The reason is that auto_ptr is not actually a pointer. It's a smart pointer which is a pointer wrapper but not actually a pointer. The type that is passed as a template style argument to dynamic_cast must be a true pointer (or reference) type.
http://msdn.microsoft.com/en-us/library/cby9kycs(VS.80).aspx
You're trying to cast a A* (returned by a.get()) to std::auto_ptr<B>, and since the second is not even a pointer type this fails. Probably you just want to cast it to B*:
std::auto_ptr<A> a(new A());
std::auto_ptr<B> b(dynamic_cast<B*>(a.get()));
This will still not compile, because A and B aren't polymorphic types.
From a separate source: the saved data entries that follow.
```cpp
inline int wgrad_workers(int Ci, int Co, long long ntiles, int occ = 1) {
    const int ytiles = ((Ci + CT - 1) / CT) * ((Co + CT - 1) / CT);
    long long p = 256 * occ / ytiles;
    if (p < 1) p = 1;
    if (p > ntiles) p = ntiles;
    return (int)p;
}

template <int STRIDE, int TD, int TH, int KD, int KH = 3, int KW = 3, int DIL = 1>
int launch_wgrad(const float* x, const float* gy, float* gw, float* partial, int B, int Ci, int Co, int D, int H, int W,
                 hipStream_t st, int Ho = 0, int Wo = 0, int pad_top = 1, int pad_left = 1) {
    using Cfg = WgCfg<STRIDE, TD, TH, KD, KH, KW, DIL>;
    const int Do = (D - 1) / STRIDE + 1;
    if (Ho <= 0) Ho = (H - 1) / STRIDE + 1;
    if (Wo <= 0) Wo = (W - 1) / STRIDE + 1;
    const int tiles_d = (Do + TD - 1) / TD, tiles_h = (Ho + TH - 1) / TH, tiles_w = (Wo + TWV - 1) / TWV;
    const long long ntiles = (long long)B * tiles_d * tiles_h * tiles_w;
    const int ci_tiles = (Ci + CT - 1) / CT, co_tiles = (Co + CT - 1) / CT;
    const int P = wgrad_workers(Ci, Co, ntiles, KD == 3 ? 1 : 2);
    auto kern = conv3d_wgrad_mfma<STRIDE, TD, TH, KD, KH, KW, DIL>;
    {
        const hipError_t e = ecm_allow_lds(reinterpret_cast<const void*>(kern), Cfg::LDS_BYTES);
        if (e != hipSuccess) return (int)e;
    }
    hipLaunchKernelGGL(kern, dim3(P, ci_tiles * co_tiles), dim3(256), Cfg::LDS_BYTES, st, x, gy, partial, B, Ci, Co, D, H,
                       W, Do, Ho, Wo, tiles_d, tiles_h, tiles_w, ci_tiles, pad_top, pad_left);
    const int n = Co * Ci * Cfg::NTAPS;
    hipLaunchKernelGGL(wgrad_reduce, dim3((n + 31) / 32), dim3(256), 0, st, partial, gw, n, P * Cfg::KG);
    return ECM_LAUNCH_RESULT();
}

template <int TD, int TH, int KD>
int launch_wgrad_wino(const float* x, const float* gy, float* gw, float* scratch, int B, int Ci, int Co, int D, int H, int W,
                      hipStream_t st) {
    using Cfg = WgCfg<1, TD, TH, KD>;
    const int tiles_d = (D + TD - 1) / TD, tiles_h = (H + TH - 1) / TH, tiles_w = (W + TWV - 1) / TWV;
    const long long ntiles = (long long)B * tiles_d * tiles_h * tiles_w;
    const int ci_tiles = (Ci + CT - 1) / CT, co_tiles = (Co + CT - 1) / CT;
    const int P = wgrad_workers(Ci, Co, ntiles, KD == 3 ? 1 : 2);
    auto kern = conv3d_wgrad_mfma<1, TD, TH, KD, 3, 3, 1, true>;
    {
        const hipError_t e = ecm_allow_lds(reinterpret_cast<const void*>(kern), Cfg::LDS_BYTES);
        if (e != hipSuccess) return (int)e;
    }
    const int n = 16 * KD * Co * Ci;
    float* partial = scratch;
    float* gU = scratch + (size_t)P * n;
    hipLaunchKernelGGL(kern, dim3(P, ci_tiles * co_tiles), dim3(256), Cfg::LDS_BYTES, st, x, gy, partial, B, Ci, Co, D, H,
                       W, D, H, W, tiles_d, tiles_h, tiles_w, ci_tiles, 1, 1);
    hipLaunchKernelGGL(wgrad_reduce, dim3((n + 31) / 32), dim3(256), 0, st, partial, gU, n, P);
    hipLaunchKernelGGL(wgrad_wino_finish, dim3((Co * Ci * KD + 255) / 256), dim3(256), 0, st, gU, gw, Co, Ci, KD);
    return ECM_LAUNCH_RESULT();
}

inline long long ntiles_wino(int B, int D, int H, int W, int kd) {
    const int TD = kd == 3 ? 2 : 1, TH = kd == 3 ? 8 : 16;
    return (long long)B * ((D + TD - 1) / TD) * ((H + TH - 1) / TH) * ((W + TWV - 1) / TWV);
}

inline long long ntiles_for(int B, int D, int H, int W, int stride) {
    const int Do = (D - 1) / stride + 1, Ho = (H - 1) / stride + 1, Wo = (W - 1) / stride + 1;
    const int TD = stride == 1 ? 2 : 1, TH = stride == 1 ? 8 : 4;
    return (long long)B * ((Do + TD - 1) / TD) * ((Ho + TH - 1) / TH) * ((Wo + TWV - 1) / TWV);
}

}

extern "C" long long ecm_conv3d_wgrad_scratch_bytes(int B, int Ci, int Co, int D, int H, int W, int stride) {
    if (B <= 0 || Ci <= 0 || Co <= 0 || D <= 0 || H <= 0 || W <= 0 || (stride != 1 && stride != 2)) return 0;
    return (long long)wgrad_workers(Ci, Co, ntiles_for(B, D, H, W, stride)) * Co * Ci * 27 * (long long)sizeof(float);
}

extern "C" int ecm_conv3d_k3_wgrad(const float* x, const float* gy, float* gw, void* scratch, long long scratch_bytes,
                                   int B, int Ci, int Co, int D, int H, int W, int stride, void* stream) {
    ECM_CHECK_ARG(x && gy && gw && scratch && B > 0 && Ci > 0 && Co > 0 && D > 0 && H > 0 && W > 0);
    if (stride != 1 && stride != 2) return ECM_EUNSUP;
    if ((long long)D * H * W * 4 * 32 >= 0x7fffffffLL) return ECM_EUNSUP;
    if (ntiles_for(B, D, H, W, stride) >= 0x7fffffffLL) return ECM_EUNSUP;
    if (scratch_bytes < ecm_conv3d_wgrad_scratch_bytes(B, Ci, Co, D, H, W, stride)) return ECM_ESCRATCH;
    float* partial = static_cast<float*>(scratch);
    hipStream_t st = ecm_stream(stream);
    if (stride == 1) return launch_wgrad<1, 2, 8, 3>(x, gy, gw, partial, B, Ci, Co, D, H, W, st);
    return launch_wgrad<2, 1, 4, 3>(x, gy, gw, partial, B, Ci, Co, D, H, W, st);
}

namespace {
inline long long ntiles2d_ex(int B, int Ho, int Wo, int stride) {
    const int th = stride == 1 ? 16 : 8;
    return (long long)B * ((Ho + th - 1) / th) * ((Wo + TWV - 1) / TWV);
}
}

extern "C" long long ecm_conv2d_wgrad_ex_scratch_bytes(int B, int Ci, int Co, int Ho, int Wo, int kh, int kw, int stride) {
    if (B <= 0 || Ci <= 0 || Co <= 0 || Ho <= 0 || Wo <= 0 || kh <= 0 || kw <= 0) return 0;
    return (long long)wgrad_workers(Ci, Co, ntiles2d_ex(B, Ho, Wo, stride), 2) * 4 * Co * Ci * kh * kw * (long long)sizeof(float);
}

extern "C" int ecm_conv2d_wgrad_ex(const float* x, const float* gy, float* gw, void* scratch, long long scratch_bytes, int B,
                                   int Ci, int Co, int H, int W, int kh, int kw, int stride, int dil, int pad_top,
                                   int pad_left, int Ho, int Wo, void* stream) {
    ECM_CHECK_ARG(x && gy && gw && scratch && B > 0 && Ci > 0 && Co > 0 && H > 0 && W > 0 && Ho > 0 && Wo > 0);
    if ((long long)H * W * 4 * 32 >= 0x7fffffffLL || (long long)Ho * Wo * 4 * 32 >= 0x7fffffffLL) return ECM_EUNSUP;
    if (ntiles2d_ex(B, Ho, Wo, stride) >= 0x7fffffffLL) return ECM_EUNSUP;
    if (scratch_bytes < ecm_conv2d_wgrad_ex_scratch_bytes(B, Ci, Co, Ho, Wo, kh, kw, stride)) return ECM_ESCRATCH;
    float* partial = static_cast<float*>(scratch);
    hipStream_t st = ecm_stream(stream);
#define WG2(KH, KW, S, DL, TH) if (kh == KH && kw == KW && stride == S && dil == DL) \
        return launch_wgrad<S, 1, TH, 1, KH, KW, DL>(x, gy, gw, partial, B, Ci, Co, 1, H, W, st, Ho, Wo, pad_top, pad_left)
    WG2(3, 3, 1, 1, 16);
    WG2(3, 3, 1, 2, 16);
    WG2(3, 3, 1, 4, 16);
    WG2(3, 3, 2, 1, 8);
    WG2(3, 5, 1, 1, 16);
    WG2(1, 1, 1, 1, 16);
    WG2(1, 1, 2, 1, 8);
#undef WG2
    return ECM_EUNSUP;
}

extern "C" long long ecm_conv_wino_wgrad_scratch_bytes(int B, int Ci, int Co, int D, int H, int W, int kd) {
    if (B <= 0 || Ci <= 0 || Co <= 0 || D <= 0 || H <= 0 || W <= 0 || (kd != 1 && kd != 3)) return 0;
    const long long P = wgrad_workers(Ci, Co, ntiles_wino(B, D, H, W, kd), kd == 3 ? 1 : 2);
    return (P + 1) * 16LL * kd * Co * Ci * (long long)sizeof(float);
}

extern "C" int ecm_conv_wino_wgrad(const float* x, const float* gy, float* gw, void* scratch, long long scratch_bytes, int B,
                                   int Ci, int Co, int D, int H, int W, int kd, void* stream) {
    ECM_CHECK_ARG(x && gy && gw && scratch && B > 0 && Ci > 0 && Co > 0 && D > 0 && H > 0 && W > 0);
    if (kd != 1 && kd != 3) return ECM_EUNSUP;
    if ((long long)D * H * W * 4 * 32 >= 0x7fffffffLL || ntiles_wino(B, D, H, W, kd) >= 0x7fffffffLL) return ECM_EUNSUP;
    if (scratch_bytes < ecm_conv_wino_wgrad_scratch_bytes(B, Ci, Co, D, H, W, kd)) return ECM_ESCRATCH;
    hipStream_t st = ecm_stream(stream);
    if (kd == 3) return launch_wgrad_wino<2, 8, 3>(x, gy, gw, static_cast<float*>(scratch), B, Ci, Co, D, H, W, st);
    return launch_wgrad_wino<1, 16, 1>(x, gy, gw, static_cast<float*>(scratch), B, Ci, Co, D, H, W, st);
}
```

A needs to have a virtual function in order to make the types polymorphic. This will compile, but the cast will just throw std::bad_cast, since it isn't really a B*.
And even if it were a B*, it will fail in horrendous ways if you try to use it. Both std::auto_ptrs a and b will assume they own the object and free it later on, resulting in all kinds of memory corruption. You probably want to use a.release() after the cast was successful.
I think c++ stores RTTI (run time type information) in the vtable. Hence to use dynamic_cast<> with an instance object, the object needs have 'vtable'. C++ creates vtable only when at least one function is declared 'virtual' in the class.
The class A and Class B there are no virtual functions. This could be reason for the dynamic_cast failure. Try declaring a virtual destructor in base class.